July. The rise has been steady across the last eight weeks, yet was boosted yesterday by a 0.1% fall in the UK’s

unemployment rate to 7.7%. A seven and a half month high was also reached against the euro, as sterling beat €1.19 in

the day’s trading. The currency also struck a four-year high against the yen, while the trade-weighted sterling index rose

to an eight-month high of 82.6, Bank of England data showed.

Gold heads for worst weekly loss since June

Gold advanced from the biggest decline since June, trimming its worst week in more than two months, before the US

Federal Reserve meets to consider tapering its monthly asset purchases and as investors weighed signs that the threat

of a US attack on Syria is easing. The metal fell 3.2% yesterday and is set to slump 4.7% this week, the most since the

period to June 28th


UK buyers queuing for homes, says Barratt’s chief

Housebuilder Barratt Developments yesterday said queues were forming for its housing schemes for the first time since

the financial crisis, as the market recovery spreads beyond southeast England. Britain’s largest housebuilder by volume,

said yesterday that buyer appetite for its homes was so strong that for some sites it was making five to 10 sales on the

day of a scheme’s launch. “We are seeing some very, very strong interest on new sites that we’re launching around the

country, even to the point where we’re starting to see queues … which is not something we have seen for many, many

years.” chief executive Mark Clare said. Britain’s housing market, which declined following the financial crisis, has revived

in recent months thanks to government efforts to ease mortgage lending, as well as a general increase in confidence in

the health of the economy.

Football Finance Focus

Barcelona looks outside of Spain for new sponsor

FC Barcelona has agreed a three-year partnership with the UAE’s United Arab Bank in a deal that represents the

Primera Division champion’s first partnership in the financial sector outside of Spain and Andorra. The deal, which runs

through to July 2016, positions United Arad Bank as Barcelona’s official partner in the UAE and places the bank as the

first and exclusive financial partner of the club in the UAE. As an official partner of Barcelona, the bank will create a range

of customised products and offers for the club’s fans across the UAE. United Arab Bank joins Barcelona’s regional

partner tier alongside Chang Beer, Big Cola, Castle Lager, Nokia, Rexona, Avea, Head & Shoulders and Indesat.

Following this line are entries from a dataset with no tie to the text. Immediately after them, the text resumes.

# Stardust-lf/fhe-reliability-gpu

Measured on AMD Instinct MI355X. Metric: forward negacyclic NTT/s at N=2^16 (limb-polynomials per second), higher is better.
Workload: dtype f64

## Files before the change

fhe_reliability_gpu_amd/csrc/capi.cpp:

```cpp
#include "capi_internal.hpp"

int build_tables(fhe_ctx *ctx, int log_n, const u64 *q, int count, const u64 *fwd_rows, bool want_inverse, int force_path,
                 const u64 *psi_or_null, fhe_ntt_tables **out, const u64 *gs_scale)
{
    if (!ctx || !q || !out || count < 1 || log_n < 1 || log_n > NTT_MAX_LOGN) return fail(FHE_ERR_INVALID, "bad table arguments");
    const size_t N = (size_t)1 << log_n;
    std::unique_ptr<fhe_ntt_tables> t(new fhe_ntt_tables);
    t->ctx = ctx;
    t->log_n = log_n;
    t->count = count;
    t->q.assign(q, q + count);
    t->psi.assign(count, 0);
    t->path.resize(count);
    t->h_lp.resize(count);
    t->has_inverse = want_inverse;
    std::vector<Tw> tw((size_t)count * 2 * N);
    HIP_TRY(hipSetDevice(ctx->device));
    HIP_TRY(t->d_tw.alloc(tw.size() * sizeof(Tw)));
    std::vector<u64> inv;
    for (int l = 0; l < count; l++) {
        const int path = force_path >= 0 ? force_path : path_for(q[l]);
        if (path < 0 || (path == PATH_F64 && q[l] >= ((u64)1 << 50)) || q[l] >= ((u64)1 << 61) || q[l] < 2)
            return fail(FHE_ERR_UNSUPPORTED, "modulus must satisfy 2 <= q < 2^61 (FP64 path: q < 2^50)");
        t->path[l] = path;
        const u64 *row = fwd_rows + (size_t)l * N;
        Tw *f = tw.data() + (size_t)l * 2 * N, *b = f + N;
        for (size_t k = 0; k < N; k++) f[tw_stored_index(log_n, (u32)k)] = encode(path, row[k] % q[l], q[l]);
        bool inv_ok = false;
        if (gs_scale) {
            const u64 sc = gs_scale[l] % q[l];
            for (size_t k = 1; k < N; k++) b[tw_stored_index(log_n, (u32)k)] = encode(path, row[k] % q[l], q[l]);
            b[tw_stored_index(log_n, 0)] = encode(path, host::mul_mod(sc, row[1 % N] % q[l], q[l]), q[l]);
        } else if (want_inverse) inv_ok = batch_inverse(row, N, q[l], inv);
        if (gs_scale) {
        } else if (inv_ok) {
            inv[0] = host::mul_mod(host::inv_mod((u64)(N % q[l]), q[l]), inv[1 % N], q[l]);
            for (size_t k = 0; k < N; k++) b[tw_stored_index(log_n, (u32)k)] = encode(path, inv[k], q[l]);
        } else {
            for (size_t k = 0; k < N; k++) b[k] = f[k];
            t->has_inverse = false;
        }
        LimbParams &p = t->h_lp[l];
        std::memset(&p, 0, sizeof p);
        p.q = q[l];
        p.two_q = 2 * q[l];
        p.n = (double)q[l];
        p.ninv = 1.0 / p.n;
        const u64 ninv = gs_scale ? gs_scale[l] % q[l] : host::inv_mod((u64)(N % q[l]), q[l]);
        if (!ninv && want_inverse) t->has_inverse = false;
        p.inv_n = encode(path, ninv, q[l]);
        p.fwd = t->d_tw.as<Tw>() + (size_t)l * 2 * N;
        p.inv = p.fwd + N;
        u64 cr[3];
        host::const_ratio(q[l], cr);
        p.barrett_lo = cr[0];
        p.barrett_hi = cr[1];
        p.path = path;
        if (psi_or_null) t->psi[l] = psi_or_null[l];
    }
    HIP_TRY(hipMemcpy(t->d_tw.p, tw.data(), tw.size() * sizeof(Tw), hipMemcpyHostToDevice));
    HIP_TRY(t->d_lp.upload(t->h_lp));
    *out = t.release();
    return FHE_OK;
}

SubBatchCut sub_batch_cut(const fhe_ctx *ctx, int log_n, size_t n_poly, size_t len, size_t bufs)
{
    const size_t unit_bytes = ((size_t)8 << log_n) * bufs, total = n_poly * len * unit_bytes, chunk_bytes = ((size_t)ctx->chunk_mib << 20) * (bufs > 1 ? 2 : 1);
    const size_t floor_bytes = ((size_t)ctx->chunk_floor_mib << 20) * (bufs > 1 ? 3 : 1);
    if (!chunk_bytes || log_n < 13 || n_poly * len < 2 || total <= std::max(chunk_bytes + (chunk_bytes >> 1), floor_bytes)) return SubBatchCut{0, 0};
    const size_t pc = std::min(n_poly, std::max<size_t>(1, chunk_bytes / unit_bytes));
    const size_t lc = std::min(len, std::max<size_t>(1, chunk_bytes / (unit_bytes * pc)));
    if (pc == n_poly && lc == len) return SubBatchCut{0, 0};
    return SubBatchCut{pc, lc};
}
size_t sub_batch_polys(const fhe_ctx *ctx, int log_n, size_t n_poly, size_t len)
{
    const size_t unit_bytes = (size_t)8 << log_n, total = n_poly * len * unit_bytes, chunk_bytes = (size_t)ctx->chunk_mib << 20;
    if (!chunk_bytes || log_n < 13 || n_poly < 2 || total <= std::max(chunk_bytes + (chunk_bytes >> 1), (size_t)ctx->chunk_floor_mib << 20)) return 0;
    const size_t per = std::max<size_t>(1, chunk_bytes / (unit_bytes * len));
    return per < n_poly ? per : 0;
}

hipError_t handoff_scratch(fhe_ctx *ctx, hipStream_t st, size_t bytes, u64 **out)
{
    DevBuf *b;
    {
        std::lock_guard<std::mutex> lock(ctx->mu);
        auto &slot = ctx->pp_tmp[st];
        if (!slot) slot.reset(new DevBuf);
        b = slot.get();
    }
    *out = nullptr;
    if (b->bytes < bytes) {
        hipStreamCaptureStatus cap = hipStreamCaptureStatusNone;
        (void)hipStreamIsCapturing(st, &cap);
        if (cap != hipStreamCaptureStatusNone) return hipSuccess;
        hipError_t e = b->p ? hipStreamSynchronize(st) : hipSuccess;
        if (e == hipSuccess) e = b->alloc(bytes);
        if (e != hipSuccess) return e;
    }
    *out = b->as<u64>();
    return hipSuccess;
}

int side_stream(fhe_ctx *ctx, hipStream_t st, fhe_ctx::Side **out)
{
    *out = nullptr;
    hipStreamCaptureStatus cap = hipStreamCaptureStatusNone;
    if (hipStreamIsCapturing(st, &cap) != hipSuccess || cap != hipStreamCaptureStatusNone) return FHE_OK;
    fhe_ctx::Side *sd;
    {
        std::lock_guard<std::mutex> lock(ctx->mu);
        auto &slot = ctx->side[st];
        if (!slot) slot.reset(new fhe_ctx::Side);
        sd = slot.get();
    }
    if (!sd->s) {
        HIP_TRY(hipStreamCreateWithFlags(&sd->s, hipStreamNonBlocking));
        HIP_TRY(hipEventCreateWithFlags(&sd->fork, hipEventDisableTiming));
        HIP_TRY(hipEventCreateWithFlags(&sd->join, hipEventDisableTiming));
    }
    *out = sd;
    return FHE_OK;
}
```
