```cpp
#ifndef YM_PFD
#define YM_PFD 1
#endif
    constexpr int PFD = YM_PFD;
    v4u rawA[8], rawB[PFD == 2 ? 8 : 1];
    auto load_block = [&](int b, v4u (&raw)[8]) __attribute__((always_inline)) {
        const int r0 = -RB + 32 * b;
        if (r0 >= 0 && r0 + 32 <= n) {
#pragma unroll
            for (int i = 0; i < 8; ++i)
                raw[i] = __builtin_bit_cast(v4u, __builtin_amdgcn_raw_buffer_load_b128(rs, voff_s, (unsigned)(r0 + i) * trow_b, 0));
        } else {
#pragma unroll
            for (int i = 0; i < 8; ++i) {
                int v = r0 + 8 * kq + i;
                v = v < 0 ? -1 - v : v;
                v = v >= n ? 2 * n - 1 - v : v;
                v = v < 0 ? 0 : (v > n - 1 ? n - 1 : v);
                raw[i] = __builtin_bit_cast(v4u, __builtin_amdgcn_raw_buffer_load_b128(rs, voff + (unsigned)v * trow_b, 0, 0));
            }
        }
    };
    const int nT = (n + 15) >> 4;
    const int nKB = (nT + NB - 3) / 2 + 1;
    const v4f start = {cfg.start, cfg.start, cfg.start, cfg.start};
    v4f acc[NB][4];
#pragma unroll
    for (int t = 0; t < NB; ++t)
#pragma unroll
        for (int j = 0; j < 4; ++j) acc[t][j] = start;
    bool any0 = false, any1 = false;

    const _Float16 k256 = (_Float16)256.f;
    auto iter = [&](int b, v4u (&raw)[8]) __attribute__((always_inline)) {
#ifndef YM_ROWS_LATE
#define YM_ROWS_LATE 1
#endif
        if (!YM_ROWS_LATE || b == nKB) {
#pragma unroll 1
            for (int h = 0; h < 2; ++h) rows_of(2 * (b - 1) - NB + 2 + h, h, h ? any1 : any0);
        }
        if (b == nKB) return false;
        if constexpr (JH < 4) { any0 = !MASK; any1 = !MASK; }
#pragma unroll
        for (int j0 = 0; j0 < 4; j0 += JH) {
            __builtin_amdgcn_sched_barrier(0);
            v4u pc[JH][4];
#pragma unroll
            for (int j = 0; j < JH; ++j)
#pragma unroll
                for (int p = 0; p < 4; ++p) {
                    const unsigned d0 = raw[2 * p][j0 + j], d1 = raw[2 * p + 1][j0 + j];
                    pc[j][0][p] = __builtin_amdgcn_perm(d1, d0, 0x0c050c01u);
                    pc[j][1][p] = __builtin_amdgcn_perm(d1, d0, 0x0c040c00u);
                    pc[j][2][p] = __builtin_amdgcn_perm(d1, d0, 0x0c070c03u) ^ 0x00800080u;
                    pc[j][3][p] = __builtin_amdgcn_perm(d1, d0, 0x0c060c02u);
                }
            __builtin_amdgcn_sched_barrier(0);
            if (j0 + JH == 4 && b + PFD < nKB) load_block(b + PFD, raw);
            __builtin_amdgcn_sched_barrier(0);
            if (YM_ROWS_LATE && JH == 4) {
#pragma unroll 1
                for (int h = 0; h < 2; ++h) rows_of(2 * (b - 1) - NB + 2 + h, h, h ? any1 : any0);
                __builtin_amdgcn_sched_barrier(0);
            }
            auto tile_mfmas = [&](int t, bool fresh) __attribute__((always_inline)) {
                v4f* a = &acc[t][j0];
                const v4u* fr = frag + (t * NF) * 64 + lane;
                const v4u ah = fr[0], al = fr[64], bh = fr[(NF / 2) * 64], bl = fr[(NF / 2 + 1) * 64];
                const v4u a256 = NF == 6 ? fr[128] : __builtin_bit_cast(v4u, __builtin_bit_cast(v8h, ah) * k256);
                const v4u b256 = NF == 6 ? fr[320] : __builtin_bit_cast(v4u, __builtin_bit_cast(v8h, bh) * k256);
#pragma unroll
                for (int j = 0; j < JH; ++j) a[j] = mfma16(a256, pc[j][0], fresh ? start : a[j]);
#pragma unroll
                for (int j = 0; j < JH; ++j) a[j] = mfma16(ah, pc[j][1], a[j]);
#pragma unroll
                for (int j = 0; j < JH; ++j) a[j] = mfma16(al, pc[j][0], a[j]);
#pragma unroll
                for (int j = 0; j < JH; ++j) a[j] = mfma16(b256, pc[j][2], a[j]);
#pragma unroll
                for (int j = 0; j < JH; ++j) a[j] = mfma16(bh, pc[j][3], a[j]);
#pragma unroll
                for (int j = 0; j < JH; ++j) a[j] = mfma16(bl, pc[j][2], a[j]);
            };
#pragma unroll
            for (int t = 0; t < 2; ++t) tile_mfmas(t, t >= NB - 2);
#pragma unroll
            for (int t = 0; t < 2; ++t) {
                const v4f* a = &acc[t][j0];
                float mx = -INFINITY;
#pragma unroll
                for (int j = 0; j < JH; ++j)
#pragma unroll
                    for (int r = 0; r < 4; ++r) mx = fmaxf(mx, a[j][r]);
                const bool any = MASK ? __ballot(mx > nms_lo) != 0ull : true;
                if constexpr (JH == 4) {
                    if (t == 0) any0 = any; else any1 = any;
                    if (any) {
                        v4f* dst = reinterpret_cast<v4f*>(trw + t * 1024) + (4 * kq) * 16 + n16;
#pragma unroll
                        for (int r = 0; r < 4; ++r) dst[r * 16] = (v4f){a[0][r], a[1][r], a[2][r], a[3][r]};
                    }
                } else {
                    if (t == 0) any0 |= any; else any1 |= any;
                    v2f* dst = reinterpret_cast<v2f*>(trw + t * 1024) + (4 * kq) * 32 + 2 * n16 + (j0 >> 1);
#pragma unroll
                    for (int r = 0; r < 4; ++r) dst[r * 32] = (v2f){a[0][r], a[1][r]};
                }
            }
            __builtin_amdgcn_sched_barrier(0);
#pragma unroll
            for (int t = 2; t < NB; ++t) {
                tile_mfmas(t, t >= NB - 2);
                if constexpr (NB > 4) __builtin_amdgcn_sched_barrier(0);
            }
        }
#pragma unroll
        for (int t = 0; t + 2 < NB; ++t)
#pragma unroll
            for (int j = 0; j < 4; ++j) acc[t][j] = acc[t + 2][j];
        __builtin_amdgcn_wave_barrier();
        return true;
    };
    load_block(0, rawA);
    if constexpr (PFD == 2) {
        if (nKB > 1) load_block(1, reinterpret_cast<v4u (&)[8]>(rawB));
#pragma unroll 1
        for (int b = 0;; b += 2) {
            if (!iter(b, rawA)) break;
            if (!iter(b + 1, reinterpret_cast<v4u (&)[8]>(rawB))) break;
        }
    } else {
#pragma unroll 1
        for (int b = 0; iter(b, rawA); ++b) {}
    }
    if constexpr (MASK) close_pending();
}

template <int NB>
int launch_ym(const mmx_block* d_blocks, int n_blocks, const mmx_zx6_plan& plan, int64_t slot_elems,
              const ym_cfg& cfg, const float* d_p, float* d_log, unsigned long long* d_mask, hipStream_t s)
{
    constexpr int TPW = NB <= 4 ? 1 : YM6_WAVES / 4;
    dim3 grid((plan.max_tiles + TPW - 1) / TPW, n_blocks);
    if (d_mask)
        hipLaunchKernelGGL((ym_kernel<NB, true>), grid, dim3(256 * TPW), 0, s, d_blocks, slot_elems, plan.tile_stride,
                           reinterpret_cast<const unsigned*>(d_p), d_log, cfg, d_mask);
    else
        hipLaunchKernelGGL((ym_kernel<NB, false>), grid, dim3(256 * TPW), 0, s, d_blocks, slot_elems, plan.tile_stride,
                           reinterpret_cast<const unsigned*>(d_p), d_log, cfg, d_mask);
    return hipGetLastError() == hipSuccess ? MMX_OK : MMX_ERR_HIP;
}

}

int mmx_launch_ym(const mmx_block* d_blocks, int n_blocks, const mmx_zx6_plan& plan, int64_t slot_elems,
                  const mmx_taps_f32& taps, int radius, const float* d_p, float cp, float cq, float bias,
                  float* d_log, unsigned long long* d_mask, float nms_lo, float nms_eps, hipStream_t stream)
{
    if (!mmx_ym_accepts(taps.w0, taps.w2, radius, cp, cq)) return MMX_ERR_UNSUPPORTED;
    ym_cfg cfg;
    float mx = 0.f;
    for (int k = 0; k <= radius; ++k) {
        cfg.w2[k] = taps.w2[k] * cp;
        cfg.w0[k] = taps.w0[k] * cq;
        mx = fmaxf(mx, fmaxf(fabsf(cfg.w2[k]), fabsf(cfg.w0[k])));
    }
    int e;
    frexpf(mx, &e);
    const float up = ldexpf(1.f, -e - 1);
    double q128 = 0.0;
    for (int k = 0; k <= MMX_MAX_RADIUS_FAST; ++k) {
        cfg.w2[k] = k <= radius ? cfg.w2[k] * up : 0.f;
        cfg.w0[k] = k <= radius ? cfg.w0[k] * up : 0.f;
        const float h = (float)(_Float16)cfg.w0[k];
        const float l = (float)(_Float16)((cfg.w0[k] - h) * 256.f);
        q128 += (k ? 2.0 : 1.0) * ((double)h * 256.0 + (double)l);
    }
    cfg.unscale = ldexpf(1.f, e + 1 + 24);
    cfg.start = (float)(-128.0 * 0x1p-24 * q128 + (double)bias / (double)cfg.unscale);
    cfg.lo = nms_lo / cfg.unscale;
    cfg.eps = nms_eps / cfg.unscale;
    cfg.radius = radius;
    cfg.reverse = 1;
    if (radius <= 8) return launch_ym<3>(d_blocks, n_blocks, plan, slot_elems, cfg, d_p, d_log, d_mask, stream);
    if (radius <= 16) return launch_ym<4>(d_blocks, n_blocks, plan, slot_elems, cfg, d_p, d_log, d_mask, stream);
    return launch_ym<5>(d_blocks, n_blocks, plan, slot_elems, cfg, d_p, d_log, d_mask, stream);
}
```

French clubs welcome talks of backtrack on ‘super tax’ plan

France’s Ligue 1’s leading clubs could be handed some welcome news after French media reported that the country’s

government is considering scaling back its controversial 75% rate of tax on high-earning individuals. The government of

President Francois Hollande has sought to introduce a 75% upper income tax rate that would have applied to anyone

earning in excess of Eur1 million per year. The new tax was seen as a means to aid the ailing French economy, but the

French Football League (LFP) and clubs have repeatedly expressed their concern that its effect on a host of Ligue 1’s top

stars could have led to a talent drain from France’s top flight.